Goal: guarantee that my web service goes down. How would I do it?

  1. Never set a timeout on outbound calls — let one slow dependency hang every request.
  2. Run a single instance with no restart-on-crash.
  3. Log nothing, so I can't tell what happened.
  4. Never test the database backup.
  5. Deploy straight to production on a Friday afternoon with no rollback.
  6. Hard-code one server's IP address.

Now flip every line. The "how to cause an outage" list becomes a reliability checklist:

  1. ✅ Set timeouts on every outbound call.
  2. ✅ Run multiple instances; auto-restart on crash.
  3. ✅ Log enough to diagnose failures.
  4. ✅ Test backups by actually restoring them.
  5. ✅ Have a rollback; don't deploy carelessly.
  6. ✅ Use service discovery, not hard-coded IPs.
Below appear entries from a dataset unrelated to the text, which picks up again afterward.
template <int KT, bool FP8, int NLANES = WAVE, bool WT = false,
          bool IDENT = false, bool WIDEN = false>
DEV_INLINE void stage_chunk_w(char* buf,
                              const int* __restrict__ indices,
                              const float* __restrict__ values,
                              const void* __restrict__ factors_v,
                              long long base, int nrem, int lane,
                              const float* __restrict__ scale = nullptr) {
    constexpr int K = Geo<KT>::K;
    constexpr int TROW = FP8 ? Geo<KT>::TROW8 : Geo<KT>::TROW;
    if constexpr (FP8) {
        const unsigned char* factors = (const unsigned char*)factors_v;
        constexpr int NT = 8 * (K / 16);
        for (int t = lane; t < NT; t += NLANES) {
            const int q = t & 7, c16 = t >> 3;
            uint4 v[4];
            [[maybe_unused]] float sc[4] = {0.0f, 0.0f, 0.0f, 0.0f};
#pragma unroll
            for (int m = 0; m < 4; ++m) {
                uint4 x = {0, 0, 0, 0};
                const int row = 4 * q + m;
                if (row < nrem) {
                    long long col;
                    if constexpr (IDENT) col = base + row;
                    else col = indices[base + row];
                    x = *(const uint4*)(factors + col * (long long)K
                                        + c16 * 16);
                    if constexpr (WT) sc[m] = scale[base + row];
                }
                v[m] = x;
            }
            if constexpr (WT) {
#pragma unroll
                for (int m = 0; m < 4; ++m)
                    v[m] = stage_rescale_piece<FP8>(v[m], sc[m]);
            }
            char* rb = buf + (long long)(16 * c16) * TROW + q * 4;
#pragma unroll
            for (int cc = 0; cc < 16; ++cc) {
                unsigned wd = 0;
#pragma unroll
                for (int m = 0; m < 4; ++m)
                    wd |= (((&v[m].x)[cc >> 2] >> (8 * (cc & 3))) & 0xffu)
                          << (8 * m);
                *(unsigned*)(rb + (long long)cc * TROW) = wd;
            }
        }
    } else {
        const unsigned short* factors = (const unsigned short*)factors_v;
        constexpr int NT = 8 * (K / 8);
        for (int t = lane; t < NT; t += NLANES) {
            const int q = t & 7, c8 = t >> 3;
            uint4 v[4];
            [[maybe_unused]] float sc[4] = {0.0f, 0.0f, 0.0f, 0.0f};
#pragma unroll
            for (int m = 0; m < 4; ++m) {
                uint4 x = {0, 0, 0, 0};
                const int row = 4 * q + m;
                if (row < nrem) {
                    long long col;
                    if constexpr (IDENT) col = base + row;
                    else col = indices[base + row];
                    if constexpr (WIDEN)
                        x = stage_widen_fp8x8(*(const uint2*)(
                            (const unsigned char*)factors_v
                            + col * (long long)K + c8 * 8));
                    else
                        x = *(const uint4*)(factors + col * (long long)K
                                            + c8 * 8);
                    if constexpr (WT) sc[m] = scale[base + row];
                }
                v[m] = x;
            }
            if constexpr (WT) {
#pragma unroll
                for (int m = 0; m < 4; ++m)
                    v[m] = stage_rescale_piece<FP8>(v[m], sc[m]);
            }
            char* rb = buf + (long long)(8 * c8) * TROW + q * 8;
#pragma unroll
            for (int cc = 0; cc < 8; ++cc) {
                const unsigned d0 = (&v[0].x)[cc >> 1], d1 = (&v[1].x)[cc >> 1];
                const unsigned d2 = (&v[2].x)[cc >> 1], d3 = (&v[3].x)[cc >> 1];
                unsigned lo, hi;
                if (cc & 1) {
                    lo = (d0 >> 16) | (d1 & 0xffff0000u);
                    hi = (d2 >> 16) | (d3 & 0xffff0000u);
                } else {
                    lo = (d0 & 0xffffu) | (d1 << 16);
                    hi = (d2 & 0xffffu) | (d3 << 16);
                }
                *(uint2*)(rb + (long long)cc * TROW) = uint2{lo, hi};
            }
        }
    }
    if constexpr (IDENT) return;
    if (lane < 8) {
        if constexpr (FP8) {
            unsigned h = 0, l = 0;
#pragma unroll
            for (int m = 0; m < 4; ++m) {
                const int row = 4 * lane + m;
                const float r = (row < nrem) ? values[base + row] : 0.0f;
                const unsigned char hb = f2fp8(r);
                const unsigned char lb = f2fp8(r - fp82f(hb));
                h |= ((unsigned)hb) << (8 * m);
                l |= ((unsigned)lb) << (8 * m);
            }
            *(unsigned*)(buf + (long long)K * TROW + lane * 4) = h;
            *(unsigned*)(buf + (long long)(K + 1) * TROW + lane * 4) = l;
        } else {
            unsigned h2[2] = {0, 0}, l2[2] = {0, 0};
#pragma unroll
            for (int m = 0; m < 4; ++m) {
                const int row = 4 * lane + m;
                const float r = (row < nrem) ? values[base + row] : 0.0f;
                const unsigned short h = f2bf(r);
                const unsigned short l = f2bf(r - bf2f(h));
                h2[m >> 1] |= ((unsigned)h) << (16 * (m & 1));
                l2[m >> 1] |= ((unsigned)l) << (16 * (m & 1));
            }
            *(uint2*)(buf + (long long)K * TROW + lane * 8) =
                uint2{h2[0], h2[1]};
            *(uint2*)(buf + (long long)(K + 1) * TROW + lane * 8) =
                uint2{l2[0], l2[1]};
        }
    }
}

template <int KT, bool FP8, int NCH>
DEV_INLINE void stage_zero_pad_all(char* smem) {
    constexpr int K = Geo<KT>::K;
    constexpr int TROW = FP8 ? Geo<KT>::TROW8 : Geo<KT>::TROW;
    constexpr int SB = (K + 16) * TROW;
    constexpr int SEGS = FP8 ? 8 : 16;
    for (int i = threadIdx.x; i < NCH * 14 * SEGS; i += 256) {
        const int b = i / (14 * SEGS), rem = i % (14 * SEGS);
        const int row = K + 2 + rem / SEGS, seg = rem % SEGS;
        *(unsigned*)(smem + (long long)b * SB + (long long)row * TROW
                     + seg * 4) = 0u;
    }
}

template <int KT, bool FP8>
DEV_INLINE void read_frags(const char* buf, int lane,
                           typename FragT<FP8>::type* frag) {
    constexpr int TROW = FP8 ? Geo<KT>::TROW8 : Geo<KT>::TROW;
    constexpr int FB = FP8 ? 8 : 16;
    const int g = lane >> 4, li = lane & 15;
#pragma unroll
    for (int t = 0; t <= KT; ++t)
        frag[t] = *(const typename FragT<FP8>::type*)(
            buf + (long long)(t * 16 + li) * TROW + g * FB);
}
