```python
def load_par(path: str, base: bytes | None = None, text: bool = False):
    if base is None:
        base = _read_blob(os.path.join(PARAM_DIR, "default.ccjp"))
    L = lib()
    out = ctypes.create_string_buffer(len(base))
    cap = 1 << 22
    log = ctypes.create_string_buffer(cap)
    fn = L.ccj_params_load_par_string if text else L.ccj_params_load_par
    rc = fn(path.encode(), bytes(base), out, log, cap)
    msg = log.value.decode(errors="replace")
    if rc == CCJ_E_PARFILE:
        raise ParFileError(msg)
# ... 66 lines not shown

    def reset(self, seq: str) -> None:
        if len(seq) != self.n:
            raise CCJError(CCJ_E_ARG, f"reset: length {len(seq)} differs from n={self.n}")
        self._check(lib().ccj_reset(self._h, seq.encode()))
        self.seq = seq
        self._seq_buf = ctypes.create_string_buffer(seq.encode())
        self.structure = None
        self.energy = None
        self.stdout_msgs = ""

    def rebind(self, seq: str) -> None:
        self._check(lib().ccj_rebind(self._h, seq.encode()))
        self.seq = seq
        self.n = len(seq)
        self._seq_buf = ctypes.create_string_buffer(seq.encode())
        self.structure = None
        self.energy = None
        self.stdout_msgs = ""

    @property
    def capacity(self) -> int:
        return lib().ccj_capacity(self._h)

    def _check(self, rc: int):
        if rc == CCJ_E_RANGE:
            raise RangeError(rc, lib().ccj_last_error(self._h).decode(), self.range_flags())
        if rc != CCJ_OK:
            raise CCJError(rc, lib().ccj_last_error(self._h).decode())

    def range_flags(self) -> int:
        return lib().ccj_range_flags(self._h)

    def fill(self):
        self._check(lib().ccj_fill(self._h))

    def fill_device(self):
        self._check(lib().ccj_fill_device(self._h))

    def sync_host(self):
        self._check(lib().ccj_sync_host(self._h))

    def result(self):
        L = lib()
        buf = ctypes.create_string_buffer(self.n + 1)
        msgs = ctypes.create_string_buffer(1 << 16)
        e = ctypes.c_double()
        rc = L.ccj_result(self._h, buf, ctypes.byref(e), msgs, 1 << 16)
        self.stdout_msgs = msgs.value.decode()
        if rc == CCJ_E_BACKTRACK or rc == CCJ_E_INTER_EXIT:
            err = L.ccj_last_error(self._h).decode()
            exit_code = 0 if rc == CCJ_E_INTER_EXIT else (134 if "Assertion" in err else 1)
            raise BacktrackExit(rc, err, exit_code, self.stdout_msgs)
        self._check(rc)
        self.structure = buf.value.decode()
        self.energy = e.value
        return self.energy

    def ccj(self) -> float:
        self.fill()
        return self.result()

    def fill_async(self, after: Optional["W_final"] = None) -> None:
        if after is None:
            self._check(lib().ccj_fill_async(self._h))
        else:
# ... 692 lines not shown
```

### ccj_amd/csrc/ccj_host.cc

```cpp
#include <hip/hip_runtime.h>
#include <rccl/rccl.h>

#include <algorithm>
#include <atomic>
#include <chrono>
#include <condition_variable>
#include <mutex>
#include <cmath>
#include <cstdarg>
#include <cstdio>
#include <cstdlib>
#include <cstring>
#include <list>
#include <memory>
#include <stack>
#include <string>
#include <thread>
#include <vector>

#include "ccj.h"
#include "ccj_energy.h"
#include "ccj_engine.h"
#include "ccj_backtrack.h"
#include "ccj_traceback.h"
#include "ccj_items.h"

using namespace ccj;

namespace {

const int BP_PAIR[8][8] = {{0, 0, 0, 0, 0, 0, 0, 0}, {0, 0, 0, 0, 5, 0, 0, 5}, {0, 0, 0, 1, 0, 0, 0, 0},
                           {0, 0, 2, 0, 3, 0, 0, 0}, {0, 6, 0, 4, 0, 0, 0, 6}, {0, 0, 0, 0, 0, 0, 2, 0},
                           {0, 0, 0, 0, 0, 1, 0, 0}, {0, 6, 0, 0, 5, 0, 0, 0}};

template <class T>
struct DevBuf {
    T *p = nullptr;
    size_t count = 0;
};

}

struct ccj_group {
    int world = 1;
    std::vector<ccj_ctx *> members;
    std::mutex mu;
    std::condition_variable cv;
    int arrived = 0;
    long gen = 0;
    bool broken = false;
    int busy = 0;
    int range_acc[2] = {0, 0};
    bool barrier() {
        std::unique_lock<std::mutex> lk(mu);
        if (broken) return false;
        const long g = gen;
        if (++arrived == world) {
            arrived = 0;
// ... 1890 lines not shown

extern "C" int ccj_work_model(const ccj_ctx *c, double *out) {
    if (!c || !out) return CCJ_E_ARG;
    double w[5];
    const int rc = work_model(c->n, c->S.data(), c->pair, w);
    for (int x = 0; x < 4; ++x) out[x] = w[x];
    return rc;
}

extern "C" int ccj_work_split(const ccj_ctx *c, double *out2) {
    if (!c || !out2) return CCJ_E_ARG;
    double w[5];
    const int rc = work_model(c->n, c->S.data(), c->pair, w);
    out2[0] = 2.0 * w[4];
    out2[1] = w[0] - out2[0];
    return rc;
}

extern "C" int ccj_work_model_seq(const char *seq, int noGU, double *out) {
    if (!seq || !out) return CCJ_E_ARG;
    const int n = (int)strlen(seq);
    int pairt[8][8];
    for (int x = 0; x < 8; ++x)
        for (int y = 0; y < 8; ++y) pairt[x][y] = BP_PAIR[x][y];
    if (noGU) pairt[3][4] = pairt[4][3] = 0;
    std::vector<short> S(n + 2, 0);
    for (int i = 1; i <= n; ++i) S[i] = (short)encode_base(seq[i - 1]);
    double w[5];
    const int rc = work_model(n, S.data(), pairt, w);
    for (int x = 0; x < 4; ++x) out[x] = w[x];
    return rc;
}

extern "C" int ccj_host_timing(const ccj_ctx *c, double *out3) {
    if (!c || !out3) return CCJ_E_ARG;
    out3[0] = c->sync_ms;
    out3[1] = c->w_ms;
    out3[2] = c->bt_ms;
    return CCJ_OK;
}
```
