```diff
-		}
-		const int h_last = (n_col > 0 && (n_col & 63)) ? __builtin_amdgcn_readlane(h_strip, (n_col - 1) & 63) : n_col > 0 ? h_cin : hleft0;
-		int rowkey = -1;
-		if (n_col > 0) {
+			h_last = (n_col & 63) ? __builtin_amdgcn_readlane(h_strip, (n_col - 1) & 63) : h_cin;
 			rowkey = __builtin_amdgcn_readlane(wx_scan_max(lanekey), 63);
-			cells += (unsigned long long)n_col;
-		} else if (n_col < 0) {
-			if (lane == 0) HE[end] = make_int2(hleft0, 0);
-		}
+			nb = first_nz;
+			ne = last_nz >= nb ? last_nz : nb - 1;
+		}
+		n_cells += (unsigned int)nc;
 		__builtin_amdgcn_wave_barrier();
-		const int jfin = n_col > 0 ? end : beg;
-		if (jfin == qlen) {
-			if (h_last >= gscore) best_ie = i;
-			if (h_last > gscore) gscore = h_last;
-		}
-		const int rowmax = rowkey < 0 ? 0 : rowkey >> 13, rowmax_j = rowkey < 0 ? -1 : rowkey & 8191;
-		if (rowmax == 0) break;
-		if (rowmax > best) {
-			best = rowmax; best_i = i; best_j = rowmax_j;
-			int d = rowmax_j - i; d = d < 0 ? -d : d;
-			if (d > max_off) max_off = d;
-		} else if (P.zdrop > 0) {
-			int di = i - best_i, dj = rowmax_j - best_j;
-			if (di > dj) { if (best - rowmax - (di - dj) * e_del > P.zdrop) break; }
-			else { if (best - rowmax - (dj - di) * e_ins > P.zdrop) break; }
-		}
-		const int nb = first_nz;
-		const int ne = last_nz >= nb ? last_nz : nb - 1;
+		const int h_end = jfin == qlen ? h_last : -2;
+		best_ie = h_end >= gscore ? i : best_ie;
+		gscore = wx_smax(gscore, h_end);
+		const int rowmax = rowkey >> 13, rowmax_j = rowkey & 8191;
+		const bool up = rowmax > best;
+		int d = rowmax_j - i; d = d < 0 ? -d : d;
+		best_i = up ? i : best_i;
+		best_j = up ? rowmax_j : best_j;
+		max_off = wx_smax(max_off, up ? d : 0);
+		best = wx_smax(best, rowmax);
+		const int dd = (i - best_i) - (rowmax_j - best_j);
+		const int pen = (dd < 0 ? -dd : dd) * (dd > 0 ? e_del : e_ins);
+		int drop = rowmax == 0 ? 0x7fffffff : best - rowmax - pen;
 		beg = nb;
-		end = ne + 2 < qlen ? ne + 2 : qlen;
-		if (EARLY && (i & 3) == 3 && (gscore >= 0 || rowmax + (qlen - 1 - rowmax_j) * max_sc <= best - clip)) {
-			int b = WX_NEG;
-			for (int j = lane; j <= qlen; j += 64) {
-				const int2 he = HE[j];
-				const int hv = j < qlen ? he.x + (qlen - j) * max_sc : WX_NEG;
-				const int ev = he.y + (qlen - 1 - j) * max_sc;
-				b = max(b, max(hv, ev));
+		end = wx_smin(ne + 2, qlen);
+		if (EARLY && (i & 3) == 3) {
+			if (gscore >= 0 || rowmax + (qlen - 1 - rowmax_j) * max_sc <= best - clip) {
+				int b = WX_NEG;
+				for (int j = lane; j <= qlen; j += 64) {
+					const int2 he = HE[j];
+					const int hv = j < qlen ? he.x + (qlen - j) * max_sc : WX_NEG;
+					const int ev = he.y + (qlen - 1 - j) * max_sc;
+					b = max(b, max(hv, ev));
+				}
+				b = __builtin_amdgcn_readlane(wx_scan_max(b), 63);
+				if ((gscore >= 0 && b < gscore && b <= best)
+				    || (b <= best - clip && gscore <= best - clip))
+					drop = 0x7fffffff;
 			}
-			b = __builtin_amdgcn_readlane(wx_scan_max(b), 63);
-			if (gscore >= 0 && b < gscore && b <= best) break;
-			if (b <= best - clip && gscore <= best - clip) break;
-		}
+		}
+		if ((i + 1 >= tlen ? 0x7fffffff : drop) > zdrop_t) break;
 	}
 	WxResult r;
+	r.cells = n_cells;
 	r.score = best; r.qle = best_j + 1; r.tle = best_i + 1; r.gtle = best_ie + 1; r.gscore = gscore; r.max_off = max_off;
 	return r;
 }
```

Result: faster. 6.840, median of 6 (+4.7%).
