struct Profiler {
  struct Rec {
    const char *name;
    hipEvent_t a, b;
  };
  bool enabled = false;
  bool dominant_only = false;
  const char *dominant_suffix = "_user";
  bool skip(const char *name) const {
    if (!enabled) return true;
    if (!dominant_only) return false;
    const size_t n = std::strlen(name), m = std::strlen(dominant_suffix);
    return std::strncmp(name, "ials_solve_", 11) != 0 || n < m || std::strcmp(name + n - m, dominant_suffix) != 0;
  }
  bool region_open = false;
  std::vector<Rec> recs;
  std::map<std::string, std::pair<double, int64_t>> totals;
  void begin(const char *name, hipStream_t s) {
    region_open = !skip(name);
    if (!region_open) return;
    Rec r{name, nullptr, nullptr};
    IRS_HIP(hipEventCreate(&r.a));
    IRS_HIP(hipEventCreate(&r.b));
    IRS_HIP(hipEventRecord(r.a, s));
    recs.push_back(r);
  }
  void end(hipStream_t s) {
    if (!region_open) return;
    region_open = false;
    IRS_HIP(hipEventRecord(recs.back().b, s));
  }
  template <class... Args, class F = void (*)(Args...)>
  void launch(const char *name, F kernel, dim3 grid, dim3 block, size_t lds, hipStream_t s, Args... args) {
    if (skip(name)) {
      hipLaunchKernelGGL(kernel, grid, block, lds, s, args...);
      return;
    }
    Rec r{name, nullptr, nullptr};
    IRS_HIP(hipEventCreate(&r.a));
    IRS_HIP(hipEventCreate(&r.b));
    if (dominant_only) {
      IRS_HIP(hipEventRecord(r.a, s));
      hipLaunchKernelGGL(kernel, grid, block, lds, s, args...);
      IRS_HIP(hipEventRecord(r.b, s));
    } else {
      hipExtLaunchKernelGGL(kernel, grid, block, static_cast<uint32_t>(lds), s, r.a, r.b, 0, args...);
    }
// ... 29 lines not shown
  int64_t K = 0, n_users = 0, n_items = 0;
  int KP = 0, T = 0;
  int device = 0;
  hipStream_t stream = nullptr;
  hipStream_t stream2 = nullptr;
  hipEvent_t ev_fork = nullptr, ev_join = nullptr;
  hipStream_t stream3 = nullptr;
  hipEvent_t ev_fork3 = nullptr, ev_join3 = nullptr;
  bool has_X = false;
  bool whole = true;
  irs_ials_shard shard{0, 0, 0, 0};
  DeviceBuffer<float> factor[2];
  Side side[2];
  DeviceBuffer<float> P_raw[2], P[2], P_acc[2], P_accL[2];
  DeviceBuffer<float> gram_partial, split_partial, row_loss;
  DeviceBuffer<double> loss_sum;
  DeviceBuffer<int32_t> err_flag;
  DeviceBuffer<float> prior[2];
  bool has_prior[2] = {false, false};
  int64_t n_feat[2] = {0, 0};
  DeviceBuffer<int32_t> f_indptr[2], f_indices[2], ft_indptr[2], ft_indices[2];
  DeviceBuffer<float> f_data[2], ft_data[2], f_W[2], f_rhs[2], f_part[2];
  int f_chunks[2] = {1, 1};
  int64_t w_rows[2] = {0, 0};
  DeviceBuffer<float> f_L[2], f_sol[2], f_gpart;
  bool ridge_ready[2] = {false, false};
  int64_t epoch = 0;
  DeviceBuffer<float> pp_pred;
  DeviceBuffer<int32_t> pp_llt_sink;
  DeviceBuffer<float> pp_pblk;
  DeviceBuffer<float> pp_px;
  DeviceBuffer<float> gk_sys, gk_delta;
  DeviceBuffer<float> eig_Qrows, eig_Qcols, eig_lam, eig_stats, eig_table, eig_xt, eig_xt2;
  DeviceBuffer<double> eig_Qd[2];
  bool eig_warm[2] = {false, false};
  int *eig_resident = nullptr;
  int eig_token = 0;
  float eig_stats_host[4] = {0, 0, 0, 0};
  bool opt_eig = true;
  DeviceBuffer<float> mf_vec, mf_xs, mf_rs, mf_partial, mf_r2;
  DeviceBuffer<int32_t> mf_done;
  bool opt_mf = true;
  bool gram_prefetched[2] = {false, false};
  std::vector<std::unique_ptr<Side>> chunk_side[2];
  int32_t eig_last = 0;
  bool gk() const { return KP > 256; }
  Profiler prof;
  bool opt_wave128 = true, opt_unit = true, opt_short = true, opt_wg16 = true;
  bool opt_short2 = true;
  bool opt_pp_direct = true;
  bool opt_pp_chain = true;
  bool opt_pp_fork = true;
  bool opt_bf16x3 = false;

  int64_t rows_of(int which) const { return which == 0 ? n_users : n_items; }
};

You just produced a quality checklist without needing to be an expert — you only needed to imagine sabotage. That's the whole technique.

9. When to reach for inversion

  • You're stuck on a "how do I make X good?" question → ask "how would I make X terrible?" instead.
  • You're about to call something done → ask "how would I break this?" and run that list.
  • You're reviewing a design → ask "what must this never do?" before "what should it do?"
  • You're asked to improve something → ask "what can I remove?" before "what can I add?"

Key takeaways

  • Invert, always invert (Jacobi): when the forward question is hard, ask the opposite.
  • The "how would I break this?" list is a ready-made spec for your defenses and your tests.
  • Avoiding known failures (Munger) beats chasing brilliance — and it's reachable early in your career.
  • Via negativa: removing is often a better improvement than adding.
  • Productive inversion always ends in action items, never in a shrug.